* **WHAT THIS TASK INVOLVES**: Gather from the material every line that contains the string "template".
EXERCISE MATERIALS START
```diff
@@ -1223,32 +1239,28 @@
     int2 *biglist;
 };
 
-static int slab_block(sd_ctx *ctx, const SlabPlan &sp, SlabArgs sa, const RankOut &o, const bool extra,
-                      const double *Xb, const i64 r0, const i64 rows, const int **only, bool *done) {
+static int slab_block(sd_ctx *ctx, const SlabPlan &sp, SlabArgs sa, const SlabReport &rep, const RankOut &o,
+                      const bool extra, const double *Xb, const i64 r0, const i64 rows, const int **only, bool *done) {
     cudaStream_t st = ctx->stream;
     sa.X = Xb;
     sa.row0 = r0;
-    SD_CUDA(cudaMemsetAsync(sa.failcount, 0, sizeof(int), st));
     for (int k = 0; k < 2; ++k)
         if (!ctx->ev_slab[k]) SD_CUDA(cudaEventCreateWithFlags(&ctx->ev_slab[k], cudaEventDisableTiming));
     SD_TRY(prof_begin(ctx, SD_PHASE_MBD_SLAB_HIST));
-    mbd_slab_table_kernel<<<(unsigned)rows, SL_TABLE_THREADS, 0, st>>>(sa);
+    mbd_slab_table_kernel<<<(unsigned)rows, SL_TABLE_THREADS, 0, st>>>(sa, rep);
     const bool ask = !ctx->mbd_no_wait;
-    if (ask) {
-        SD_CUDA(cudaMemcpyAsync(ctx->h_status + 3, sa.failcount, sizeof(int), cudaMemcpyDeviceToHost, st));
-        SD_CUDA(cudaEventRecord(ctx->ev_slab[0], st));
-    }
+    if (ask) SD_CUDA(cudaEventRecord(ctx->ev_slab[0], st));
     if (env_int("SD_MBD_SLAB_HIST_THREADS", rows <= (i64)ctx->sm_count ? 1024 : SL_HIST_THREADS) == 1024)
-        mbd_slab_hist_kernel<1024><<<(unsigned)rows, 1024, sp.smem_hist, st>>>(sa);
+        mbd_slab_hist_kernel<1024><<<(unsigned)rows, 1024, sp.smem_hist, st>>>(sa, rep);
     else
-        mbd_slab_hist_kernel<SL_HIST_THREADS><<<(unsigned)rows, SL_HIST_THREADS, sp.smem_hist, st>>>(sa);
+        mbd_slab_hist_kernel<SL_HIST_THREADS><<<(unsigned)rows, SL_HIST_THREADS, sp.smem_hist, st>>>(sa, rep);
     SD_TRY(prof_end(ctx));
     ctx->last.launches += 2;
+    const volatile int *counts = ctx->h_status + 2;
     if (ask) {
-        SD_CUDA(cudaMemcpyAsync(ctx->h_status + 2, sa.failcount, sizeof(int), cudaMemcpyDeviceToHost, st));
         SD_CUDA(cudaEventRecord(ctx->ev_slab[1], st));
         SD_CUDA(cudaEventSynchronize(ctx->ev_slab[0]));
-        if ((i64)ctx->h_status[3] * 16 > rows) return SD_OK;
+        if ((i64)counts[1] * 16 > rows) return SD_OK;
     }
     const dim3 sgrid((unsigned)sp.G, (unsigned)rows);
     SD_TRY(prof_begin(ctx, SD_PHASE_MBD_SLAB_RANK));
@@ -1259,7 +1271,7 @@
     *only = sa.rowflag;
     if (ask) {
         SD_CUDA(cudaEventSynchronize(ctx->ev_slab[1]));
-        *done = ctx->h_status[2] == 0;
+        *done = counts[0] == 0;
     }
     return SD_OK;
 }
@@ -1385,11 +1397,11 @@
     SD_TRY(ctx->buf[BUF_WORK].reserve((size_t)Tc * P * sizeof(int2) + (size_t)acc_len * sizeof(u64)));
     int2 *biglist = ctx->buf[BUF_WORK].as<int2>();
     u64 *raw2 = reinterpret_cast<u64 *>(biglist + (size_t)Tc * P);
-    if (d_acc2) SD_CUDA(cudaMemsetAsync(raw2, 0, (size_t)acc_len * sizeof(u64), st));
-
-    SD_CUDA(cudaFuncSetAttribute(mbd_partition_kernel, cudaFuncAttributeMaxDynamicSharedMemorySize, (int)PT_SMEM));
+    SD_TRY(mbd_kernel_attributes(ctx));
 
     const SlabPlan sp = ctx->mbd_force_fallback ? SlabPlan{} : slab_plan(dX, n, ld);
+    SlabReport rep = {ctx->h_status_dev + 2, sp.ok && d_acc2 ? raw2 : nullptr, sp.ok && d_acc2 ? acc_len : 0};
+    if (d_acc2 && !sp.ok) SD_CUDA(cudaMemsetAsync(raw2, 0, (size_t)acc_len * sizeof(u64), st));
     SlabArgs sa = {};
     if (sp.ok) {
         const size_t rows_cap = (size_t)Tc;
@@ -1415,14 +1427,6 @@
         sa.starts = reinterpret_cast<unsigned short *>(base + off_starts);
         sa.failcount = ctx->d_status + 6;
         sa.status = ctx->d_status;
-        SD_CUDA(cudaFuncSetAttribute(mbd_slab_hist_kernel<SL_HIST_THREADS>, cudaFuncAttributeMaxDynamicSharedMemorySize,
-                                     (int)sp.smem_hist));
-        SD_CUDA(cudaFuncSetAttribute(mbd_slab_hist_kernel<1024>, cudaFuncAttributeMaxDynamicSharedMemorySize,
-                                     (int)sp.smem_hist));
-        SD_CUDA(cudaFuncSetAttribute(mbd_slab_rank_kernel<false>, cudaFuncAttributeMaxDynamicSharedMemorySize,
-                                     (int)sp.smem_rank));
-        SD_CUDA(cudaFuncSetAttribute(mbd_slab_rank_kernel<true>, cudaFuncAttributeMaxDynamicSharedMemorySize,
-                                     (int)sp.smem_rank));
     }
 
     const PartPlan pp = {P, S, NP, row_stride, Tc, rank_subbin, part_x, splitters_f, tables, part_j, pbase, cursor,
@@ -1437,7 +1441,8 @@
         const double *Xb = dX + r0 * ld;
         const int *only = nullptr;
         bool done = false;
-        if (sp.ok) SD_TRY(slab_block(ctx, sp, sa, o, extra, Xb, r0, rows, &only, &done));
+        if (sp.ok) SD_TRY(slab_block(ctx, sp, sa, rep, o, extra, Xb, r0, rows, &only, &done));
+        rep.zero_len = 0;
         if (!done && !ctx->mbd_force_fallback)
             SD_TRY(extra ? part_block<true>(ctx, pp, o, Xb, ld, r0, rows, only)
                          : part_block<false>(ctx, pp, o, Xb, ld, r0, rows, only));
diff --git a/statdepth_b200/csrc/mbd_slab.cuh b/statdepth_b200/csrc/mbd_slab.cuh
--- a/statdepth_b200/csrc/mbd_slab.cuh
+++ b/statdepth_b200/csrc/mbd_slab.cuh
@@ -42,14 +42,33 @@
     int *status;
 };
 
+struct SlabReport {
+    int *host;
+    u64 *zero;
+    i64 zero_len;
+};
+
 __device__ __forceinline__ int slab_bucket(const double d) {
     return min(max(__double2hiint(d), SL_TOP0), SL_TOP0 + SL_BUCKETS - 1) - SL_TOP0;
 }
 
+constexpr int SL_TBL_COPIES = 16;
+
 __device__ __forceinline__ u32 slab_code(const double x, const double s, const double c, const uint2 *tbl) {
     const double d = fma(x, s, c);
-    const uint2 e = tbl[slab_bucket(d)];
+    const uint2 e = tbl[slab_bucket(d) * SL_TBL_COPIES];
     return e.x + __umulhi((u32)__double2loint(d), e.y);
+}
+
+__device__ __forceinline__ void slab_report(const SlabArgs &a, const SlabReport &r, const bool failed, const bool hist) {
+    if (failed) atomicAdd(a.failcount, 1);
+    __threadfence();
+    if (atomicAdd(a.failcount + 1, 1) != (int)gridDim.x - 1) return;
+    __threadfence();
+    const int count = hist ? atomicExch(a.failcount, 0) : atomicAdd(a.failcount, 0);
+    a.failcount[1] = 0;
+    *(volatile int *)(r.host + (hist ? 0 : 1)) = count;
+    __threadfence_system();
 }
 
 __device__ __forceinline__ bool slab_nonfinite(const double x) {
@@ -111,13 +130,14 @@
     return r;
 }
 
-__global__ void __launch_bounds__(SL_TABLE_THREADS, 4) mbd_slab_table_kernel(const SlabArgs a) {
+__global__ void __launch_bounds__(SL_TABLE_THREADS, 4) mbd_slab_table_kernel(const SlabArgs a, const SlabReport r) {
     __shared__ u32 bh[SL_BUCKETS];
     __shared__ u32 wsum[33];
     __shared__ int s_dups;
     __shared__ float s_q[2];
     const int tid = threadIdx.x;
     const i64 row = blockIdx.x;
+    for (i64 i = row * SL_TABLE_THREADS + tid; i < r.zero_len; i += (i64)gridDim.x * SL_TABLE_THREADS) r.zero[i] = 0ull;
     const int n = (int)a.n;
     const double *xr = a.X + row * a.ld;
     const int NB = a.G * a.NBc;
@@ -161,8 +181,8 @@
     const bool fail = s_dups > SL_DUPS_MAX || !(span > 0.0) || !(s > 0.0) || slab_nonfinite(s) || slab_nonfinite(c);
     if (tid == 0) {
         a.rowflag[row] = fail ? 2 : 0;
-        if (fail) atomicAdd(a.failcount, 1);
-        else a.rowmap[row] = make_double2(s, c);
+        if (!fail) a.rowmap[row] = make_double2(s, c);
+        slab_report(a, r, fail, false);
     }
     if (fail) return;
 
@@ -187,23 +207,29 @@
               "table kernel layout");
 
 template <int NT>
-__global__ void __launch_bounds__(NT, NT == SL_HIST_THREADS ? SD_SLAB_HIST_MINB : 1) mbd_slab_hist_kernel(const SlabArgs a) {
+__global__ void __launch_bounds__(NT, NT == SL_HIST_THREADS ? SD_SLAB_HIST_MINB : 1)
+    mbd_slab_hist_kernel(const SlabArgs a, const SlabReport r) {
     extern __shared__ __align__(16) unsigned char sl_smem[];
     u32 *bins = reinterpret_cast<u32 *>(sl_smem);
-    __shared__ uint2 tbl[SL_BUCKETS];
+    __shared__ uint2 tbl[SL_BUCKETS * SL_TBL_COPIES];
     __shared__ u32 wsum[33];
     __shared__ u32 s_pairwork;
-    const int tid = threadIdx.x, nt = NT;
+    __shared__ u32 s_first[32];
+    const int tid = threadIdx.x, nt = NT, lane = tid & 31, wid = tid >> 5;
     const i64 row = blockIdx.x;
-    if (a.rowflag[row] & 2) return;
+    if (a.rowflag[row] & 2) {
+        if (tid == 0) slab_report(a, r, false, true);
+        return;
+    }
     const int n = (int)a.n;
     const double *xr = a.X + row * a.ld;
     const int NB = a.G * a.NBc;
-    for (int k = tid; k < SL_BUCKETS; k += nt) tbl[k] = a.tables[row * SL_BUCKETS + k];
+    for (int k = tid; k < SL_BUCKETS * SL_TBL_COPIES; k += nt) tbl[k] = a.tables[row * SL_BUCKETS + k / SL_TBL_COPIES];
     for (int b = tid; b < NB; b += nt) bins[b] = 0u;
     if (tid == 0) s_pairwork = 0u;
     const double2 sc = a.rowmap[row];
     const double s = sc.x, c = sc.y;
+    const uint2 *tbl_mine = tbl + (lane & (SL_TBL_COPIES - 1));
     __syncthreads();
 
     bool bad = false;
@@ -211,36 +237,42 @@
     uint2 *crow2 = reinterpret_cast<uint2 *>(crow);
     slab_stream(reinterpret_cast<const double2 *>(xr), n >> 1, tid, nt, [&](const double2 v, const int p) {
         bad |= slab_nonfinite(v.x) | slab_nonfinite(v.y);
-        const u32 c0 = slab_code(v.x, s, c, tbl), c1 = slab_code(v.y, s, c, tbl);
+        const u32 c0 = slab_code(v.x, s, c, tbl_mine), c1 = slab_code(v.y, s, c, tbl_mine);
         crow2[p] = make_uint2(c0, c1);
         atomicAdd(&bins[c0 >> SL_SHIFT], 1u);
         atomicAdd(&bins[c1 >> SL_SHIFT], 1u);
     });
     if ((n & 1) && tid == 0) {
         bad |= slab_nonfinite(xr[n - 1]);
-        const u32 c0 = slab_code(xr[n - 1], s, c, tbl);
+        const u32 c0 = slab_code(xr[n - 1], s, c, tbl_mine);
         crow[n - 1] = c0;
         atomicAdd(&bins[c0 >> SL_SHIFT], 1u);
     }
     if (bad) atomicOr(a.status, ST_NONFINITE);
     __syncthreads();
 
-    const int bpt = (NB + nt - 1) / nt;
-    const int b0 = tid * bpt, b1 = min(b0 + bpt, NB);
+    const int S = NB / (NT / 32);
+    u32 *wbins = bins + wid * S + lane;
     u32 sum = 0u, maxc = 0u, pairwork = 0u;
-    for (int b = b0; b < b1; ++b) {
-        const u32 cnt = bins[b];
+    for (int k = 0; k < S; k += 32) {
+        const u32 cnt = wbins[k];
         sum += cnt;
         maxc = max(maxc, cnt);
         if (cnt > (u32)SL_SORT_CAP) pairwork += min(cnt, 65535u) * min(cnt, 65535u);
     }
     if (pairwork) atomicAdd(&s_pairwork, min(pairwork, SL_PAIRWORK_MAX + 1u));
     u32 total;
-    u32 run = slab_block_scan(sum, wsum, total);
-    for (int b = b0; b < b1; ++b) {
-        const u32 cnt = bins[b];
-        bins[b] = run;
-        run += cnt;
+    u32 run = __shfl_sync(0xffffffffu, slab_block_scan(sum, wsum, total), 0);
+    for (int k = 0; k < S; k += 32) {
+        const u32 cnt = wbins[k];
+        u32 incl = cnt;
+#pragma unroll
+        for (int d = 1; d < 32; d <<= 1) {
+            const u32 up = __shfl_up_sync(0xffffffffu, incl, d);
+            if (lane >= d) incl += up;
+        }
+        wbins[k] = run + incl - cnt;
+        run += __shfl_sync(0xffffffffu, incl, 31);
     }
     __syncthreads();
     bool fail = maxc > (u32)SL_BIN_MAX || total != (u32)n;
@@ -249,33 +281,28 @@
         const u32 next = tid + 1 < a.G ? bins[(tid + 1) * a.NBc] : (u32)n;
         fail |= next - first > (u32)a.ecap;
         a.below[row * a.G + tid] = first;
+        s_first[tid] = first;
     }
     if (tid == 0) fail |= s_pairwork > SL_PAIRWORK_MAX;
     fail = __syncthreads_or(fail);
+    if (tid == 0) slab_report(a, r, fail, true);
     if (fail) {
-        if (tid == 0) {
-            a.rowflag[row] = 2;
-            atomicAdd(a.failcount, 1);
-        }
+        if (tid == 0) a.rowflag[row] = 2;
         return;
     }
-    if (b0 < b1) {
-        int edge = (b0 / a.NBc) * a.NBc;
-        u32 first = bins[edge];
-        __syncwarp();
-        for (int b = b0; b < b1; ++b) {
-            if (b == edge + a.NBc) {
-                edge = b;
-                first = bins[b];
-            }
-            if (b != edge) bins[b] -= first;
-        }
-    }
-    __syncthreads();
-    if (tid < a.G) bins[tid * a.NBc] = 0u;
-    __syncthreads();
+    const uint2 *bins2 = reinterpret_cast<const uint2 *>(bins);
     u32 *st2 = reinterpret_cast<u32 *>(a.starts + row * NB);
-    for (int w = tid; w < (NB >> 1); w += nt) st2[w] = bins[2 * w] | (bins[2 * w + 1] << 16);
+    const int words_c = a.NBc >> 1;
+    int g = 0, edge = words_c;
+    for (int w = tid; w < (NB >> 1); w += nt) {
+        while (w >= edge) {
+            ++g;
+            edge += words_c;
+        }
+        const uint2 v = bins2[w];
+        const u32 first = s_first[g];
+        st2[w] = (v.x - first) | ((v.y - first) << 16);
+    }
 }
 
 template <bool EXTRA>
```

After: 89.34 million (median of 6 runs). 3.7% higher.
EXERCISE MATERIALS END
* **ANSWER SECTION**:
 template <int NT>
 template <bool EXTRA>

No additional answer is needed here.